The entries should be written out again exactly as they read.

Dataset records
* * * * * * *
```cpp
__device__ __forceinline__ unsigned int finish_one(const Genome& g, const Params& p, const DevSpanBatch& b, const RecSink& sink, const ChainLists& L, bool has, u64 at) {
    Q16 ja{JOINED_PAD, 0u, 0u, 0u};
    if (has) ja = L.ja[at];
    const bool real = ja.x != JOINED_PAD;
    RAln res; Extras e;
    bool emit = false;
    if (real && joined_n(ja.w) > 0) {
        const Q16 jb = L.jb[at];
        const int rl = (int)b.read_len[ja.x];
        const u64* rp = b.planes + (u64)ja.x * (uint32_t)(3 * b.W);
        RegRead rw;
#pragma unroll
        for (int i = 0; i < 6; ++i) rw.v[i] = 0;
        if (b.W == 2) {
#pragma unroll
            for (int i = 0; i < 6; ++i) rw.v[i] = rp[i];
        } else if (b.W == 1) { rw.v[0] = rp[0]; rw.v[2] = rp[1]; rw.v[4] = rp[2]; }
        Q16 jc{0u, 0u, 0u, 0u};
        if (joined_n(ja.w) > 4) jc = L.jc[at];
        emit = joined_prepare<0>(g, p, ja, jb, jc, b.planes, b.W, rw, rl, b.quals, b.qual_stride, res, e);
    }
    return finish_emit(sink, real, ja.x, joined_q(ja.w), chains_padded(joined_k(ja.w)), emit, res, e);
}
template <int WPE>
__global__ __launch_bounds__(256, WPE) void thj_k_finish(Genome g, Params p, DevSpanBatch b, RecSink sink, ChainLists L, DeferList D) {
    __shared__ unsigned int s_rec;
    if (threadIdx.x == 0) s_rec = 0;
    __syncthreads();
    const unsigned int n = D.cnt[L.G + L.G2 + blockIdx.x];
    const uint4* const tiles = D.tiles_of(L, blockIdx.x);
    const u64 ebase = (u64)((int)blockIdx.x < L.G ? blockIdx.x : (unsigned int)L.G) * (uint32_t)L.chunk;
    const unsigned int lane = threadIdx.x & 63u;
    unsigned int acc = 0;
    for (unsigned int k = threadIdx.x >> 6; k < n; k += 4) {
        const uint4 tl = tiles[k];
        const unsigned long long m = ((unsigned long long)tl.z << 32) | tl.y;
        acc += finish_one(g, p, b, sink, L, ((m >> lane) & 1ull) != 0ull, ebase + tl.x + lane);
    }
    if (acc) atomicAdd(&s_rec, acc);
    __syncthreads();
    if (threadIdx.x == 0 && s_rec) atomicAdd(sink.total, (unsigned long long)s_rec);
}

static constexpr int CH_TPB = 128;
struct LdsHitTab {
    const Q16* col;
    __device__ __forceinline__ SpanHitHead head(int j) const { const Q16 v = col[j * CH_TPB]; return SpanHitHead{v.x, (int32_t)v.y, v.z, v.w}; }
};
__global__ __launch_bounds__(CH_TPB) void thj_k_chains(Params p, DevSpanBatch b, Tiers t, ChainEntry* ent2, unsigned int* n2, unsigned int cap2, uint32_t* wl_pack, unsigned int* blk_pack, int G) {
    __shared__ Q16 s_head[CHAINS_MAXHITS * CH_TPB];
    __shared__ unsigned int s_base;
    typedef hipcub::BlockScan<u64, CH_TPB> Scan;
    __shared__ typename Scan::TempStorage tmp;
    const int tid = (int)threadIdx.x;
    for (int blk = blockIdx.x; blk < G; blk += gridDim.x) {
        const unsigned int n_b = t.blk_multi[blk];
        unsigned int pack_n = 0;
        for (unsigned int j0 = 0; j0 < n_b; j0 += CH_TPB) {
            const unsigned int j = j0 + (unsigned int)tid;
            const bool has = j < n_b;
            const uint32_t r = has ? t.wl_multi[(u64)blk * (uint32_t)t.chunk + j] : 0u;
            int k = 0, nsegs = 0;
            uint32_t sel[CHAINS_MAX]; int q[CHAINS_MAX];
#pragma unroll
            for (int c = 0; c < CHAINS_MAX; ++c) { sel[c] = 0; q[c] = 0; }
            uint32_t sof0 = 0;
            if (has) {
                const uint32_t* so = b.seg_off + (u64)r * (uint32_t)b.nseg;
                uint32_t sof[CHAIN_MAXSEG + 1];
#pragma unroll
                for (int s = 0; s <= CHAIN_MAXSEG; ++s) sof[s] = s <= b.nseg ? so[s <= b.nseg ? s : 0] : 0u;
                {
                    bool open = true;
#pragma unroll
                    for (int s = 0; s < CHAIN_MAXSEG; ++s) { open = open && s < b.nseg && sof[s + 1] > sof[s]; nsegs += open ? 1 : 0; }
                }
                sof0 = sof[0];
                uint32_t last_so = sof[0], end_so = sof[0];
#pragma unroll
                for (int s = 1; s <= CHAIN_MAXSEG; ++s) { last_so = (s == nsegs - 1) ? sof[s] : last_so; end_so = (s == nsegs) ? sof[s] : end_so; }
                bool ok = nsegs > 0 && (load_head(b.hits, b.heads, (u64)last_so).z & SH_END) != 0;
                if (ok && p.bowtie2) {
#pragma unroll
                    for (int s = 0; s < CHAIN_MAXSEG; ++s) ok = ok && !(s < nsegs && (int)(sof[s + 1] - sof[s]) > p.max_seg_multihits);
                }
                if (ok) {
                    const uint32_t nh = end_so - sof[0];
                    k = CHAINS_DECLINE;
                    if (nh <= (uint32_t)CHAINS_MAXHITS) {
                        for (uint32_t h0 = 0; h0 < nh; h0 += 8) {
                            Q16 hq[8];
#pragma unroll
                            for (int x = 0; x < 8; ++x) hq[x] = load_head(b.hits, b.heads, (u64)sof[0] + (h0 + x < nh ? h0 + x : nh - 1));
#pragma unroll
                            for (int x = 0; x < 8; ++x)
                                if (h0 + x < nh) s_head[(h0 + x) * CH_TPB + tid] = Q16{hq[x].x, hq[x].y, hq[x].z, (uint32_t)pack_hit_right(hq[x], b.hits, (u64)sof[0] + h0 + x)};
                        }
                        uint32_t off[CHAIN_MAXSEG + 1];
#pragma unroll
                        for (int s = 0; s <= CHAIN_MAXSEG; ++s) off[s] = sof[s] - sof[0];
                        const LdsHitTab tab{s_head + tid};
                        k = chains_discover(p, tab, off, nsegs, sel, q);
                    }
                }
            }
            const int kp = k > 0 ? chains_padded(k) : 0;
            const bool declined = has && k == CHAINS_DECLINE;
            const u64 mine = (kp == 8 ? 1ull : 0ull) | (kp == 4 ? 1ull << 8 : 0ull) | (kp == 2 ? 1ull << 16 : 0ull) | (kp == 1 ? 1ull << 24 : 0ull) | (declined ? 1ull << 32 : 0ull);
            u64 excl, tot;
            Scan(tmp).ExclusiveSum(mine, excl, tot);
            const unsigned int N8 = (unsigned int)(tot & 255u), N4 = (unsigned int)((tot >> 8) & 255u), N2 = (unsigned int)((tot >> 16) & 255u), N1 = (unsigned int)((tot >> 24) & 255u);
            const unsigned int ND = (unsigned int)((tot >> 32) & 255u);
            const unsigned int T = 8u * N8 + 4u * N4 + 2u * N2 + N1, T8 = (T + 7u) & ~7u;
            if (tid == 0) s_base = T8 ? atomicAdd(n2, T8) : 0u;
// ... 1096 lines not shown
```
* * * * * * *
Output below
```cpp
__device__ __forceinline__ unsigned int finish_one(const Genome& g, const Params& p, const DevSpanBatch& b, const RecSink& sink, const ChainLists& L, bool has, u64 at) {
    Q16 ja{JOINED_PAD, 0u, 0u, 0u};
    if (has) ja = L.ja[at];
    const bool real = ja.x != JOINED_PAD;
    RAln res; Extras e;
    bool emit = false;
    if (real && joined_n(ja.w) > 0) {
        const Q16 jb = L.jb[at];
        const int rl = (int)b.read_len[ja.x];
        const u64* rp = b.planes + (u64)ja.x * (uint32_t)(3 * b.W);
        RegRead rw;
#pragma unroll
        for (int i = 0; i < 6; ++i) rw.v[i] = 0;
        if (b.W == 2) {
#pragma unroll
            for (int i = 0; i < 6; ++i) rw.v[i] = rp[i];
        } else if (b.W == 1) { rw.v[0] = rp[0]; rw.v[2] = rp[1]; rw.v[4] = rp[2]; }
        Q16 jc{0u, 0u, 0u, 0u};
        if (joined_n(ja.w) > 4) jc = L.jc[at];
        emit = joined_prepare<0>(g, p, ja, jb, jc, b.planes, b.W, rw, rl, b.quals, b.qual_stride, res, e);
    }
    return finish_emit(sink, real, ja.x, joined_q(ja.w), chains_padded(joined_k(ja.w)), emit, res, e);
}
template <int WPE>
__global__ __launch_bounds__(256, WPE) void thj_k_finish(Genome g, Params p, DevSpanBatch b, RecSink sink, ChainLists L, DeferList D) {
    __shared__ unsigned int s_rec;
    if (threadIdx.x == 0) s_rec = 0;
    __syncthreads();
    const unsigned int n = D.cnt[L.G + L.G2 + blockIdx.x];
    const uint4* const tiles = D.tiles_of(L, blockIdx.x);
    const u64 ebase = (u64)((int)blockIdx.x < L.G ? blockIdx.x : (unsigned int)L.G) * (uint32_t)L.chunk;
    const unsigned int lane = threadIdx.x & 63u;
    unsigned int acc = 0;
    for (unsigned int k = threadIdx.x >> 6; k < n; k += 4) {
        const uint4 tl = tiles[k];
        const unsigned long long m = ((unsigned long long)tl.z << 32) | tl.y;
        acc += finish_one(g, p, b, sink, L, ((m >> lane) & 1ull) != 0ull, ebase + tl.x + lane);
    }
    if (acc) atomicAdd(&s_rec, acc);
    __syncthreads();
    if (threadIdx.x == 0 && s_rec) atomicAdd(sink.total, (unsigned long long)s_rec);
}

static constexpr int CH_TPB = 128;
struct LdsHitTab {
    const Q16* col;
    __device__ __forceinline__ SpanHitHead head(int j) const { const Q16 v = col[j * CH_TPB]; return SpanHitHead{v.x, (int32_t)v.y, v.z, v.w}; }
};
__global__ __launch_bounds__(CH_TPB) void thj_k_chains(Params p, DevSpanBatch b, Tiers t, ChainEntry* ent2, unsigned int* n2, unsigned int cap2, uint32_t* wl_pack, unsigned int* blk_pack, int G) {
    __shared__ Q16 s_head[CHAINS_MAXHITS * CH_TPB];
    __shared__ unsigned int s_base;
    typedef hipcub::BlockScan<u64, CH_TPB> Scan;
    __shared__ typename Scan::TempStorage tmp;
    const int tid = (int)threadIdx.x;
    for (int blk = blockIdx.x; blk < G; blk += gridDim.x) {
        const unsigned int n_b = t.blk_multi[blk];
        unsigned int pack_n = 0;
        for (unsigned int j0 = 0; j0 < n_b; j0 += CH_TPB) {
            const unsigned int j = j0 + (unsigned int)tid;
            const bool has = j < n_b;
            const uint32_t r = has ? t.wl_multi[(u64)blk * (uint32_t)t.chunk + j] : 0u;
            int k = 0, nsegs = 0;
            uint32_t sel[CHAINS_MAX]; int q[CHAINS_MAX];
#pragma unroll
            for (int c = 0; c < CHAINS_MAX; ++c) { sel[c] = 0; q[c] = 0; }
            uint32_t sof0 = 0;
            if (has) {
                const uint32_t* so = b.seg_off + (u64)r * (uint32_t)b.nseg;
                uint32_t sof[CHAIN_MAXSEG + 1];
#pragma unroll
                for (int s = 0; s <= CHAIN_MAXSEG; ++s) sof[s] = s <= b.nseg ? so[s <= b.nseg ? s : 0] : 0u;
                {
                    bool open = true;
#pragma unroll
                    for (int s = 0; s < CHAIN_MAXSEG; ++s) { open = open && s < b.nseg && sof[s + 1] > sof[s]; nsegs += open ? 1 : 0; }
                }
                sof0 = sof[0];
                uint32_t last_so = sof[0], end_so = sof[0];
#pragma unroll
                for (int s = 1; s <= CHAIN_MAXSEG; ++s) { last_so = (s == nsegs - 1) ? sof[s] : last_so; end_so = (s == nsegs) ? sof[s] : end_so; }
                bool ok = nsegs > 0 && (load_head(b.hits, b.heads, (u64)last_so).z & SH_END) != 0;
                if (ok && p.bowtie2) {
#pragma unroll
                    for (int s = 0; s < CHAIN_MAXSEG; ++s) ok = ok && !(s < nsegs && (int)(sof[s + 1] - sof[s]) > p.max_seg_multihits);
                }
                if (ok) {
                    const uint32_t nh = end_so - sof[0];
                    k = CHAINS_DECLINE;
                    if (nh <= (uint32_t)CHAINS_MAXHITS) {
                        for (uint32_t h0 = 0; h0 < nh; h0 += 8) {
                            Q16 hq[8];
#pragma unroll
                            for (int x = 0; x < 8; ++x) hq[x] = load_head(b.hits, b.heads, (u64)sof[0] + (h0 + x < nh ? h0 + x : nh - 1));
#pragma unroll
                            for (int x = 0; x < 8; ++x)
                                if (h0 + x < nh) s_head[(h0 + x) * CH_TPB + tid] = Q16{hq[x].x, hq[x].y, hq[x].z, (uint32_t)pack_hit_right(hq[x], b.hits, (u64)sof[0] + h0 + x)};
                        }
                        uint32_t off[CHAIN_MAXSEG + 1];
#pragma unroll
                        for (int s = 0; s <= CHAIN_MAXSEG; ++s) off[s] = sof[s] - sof[0];
                        const LdsHitTab tab{s_head + tid};
                        k = chains_discover(p, tab, off, nsegs, sel, q);
                    }
                }
            }
            const int kp = k > 0 ? chains_padded(k) : 0;
            const bool declined = has && k == CHAINS_DECLINE;
            const u64 mine = (kp == 8 ? 1ull : 0ull) | (kp == 4 ? 1ull << 8 : 0ull) | (kp == 2 ? 1ull << 16 : 0ull) | (kp == 1 ? 1ull << 24 : 0ull) | (declined ? 1ull << 32 : 0ull);
            u64 excl, tot;
            Scan(tmp).ExclusiveSum(mine, excl, tot);
            const unsigned int N8 = (unsigned int)(tot & 255u), N4 = (unsigned int)((tot >> 8) & 255u), N2 = (unsigned int)((tot >> 16) & 255u), N1 = (unsigned int)((tot >> 24) & 255u);
            const unsigned int ND = (unsigned int)((tot >> 32) & 255u);
            const unsigned int T = 8u * N8 + 4u * N4 + 2u * N2 + N1, T8 = (T + 7u) & ~7u;
            if (tid == 0) s_base = T8 ? atomicAdd(n2, T8) : 0u;
// ... 1096 lines not shown
```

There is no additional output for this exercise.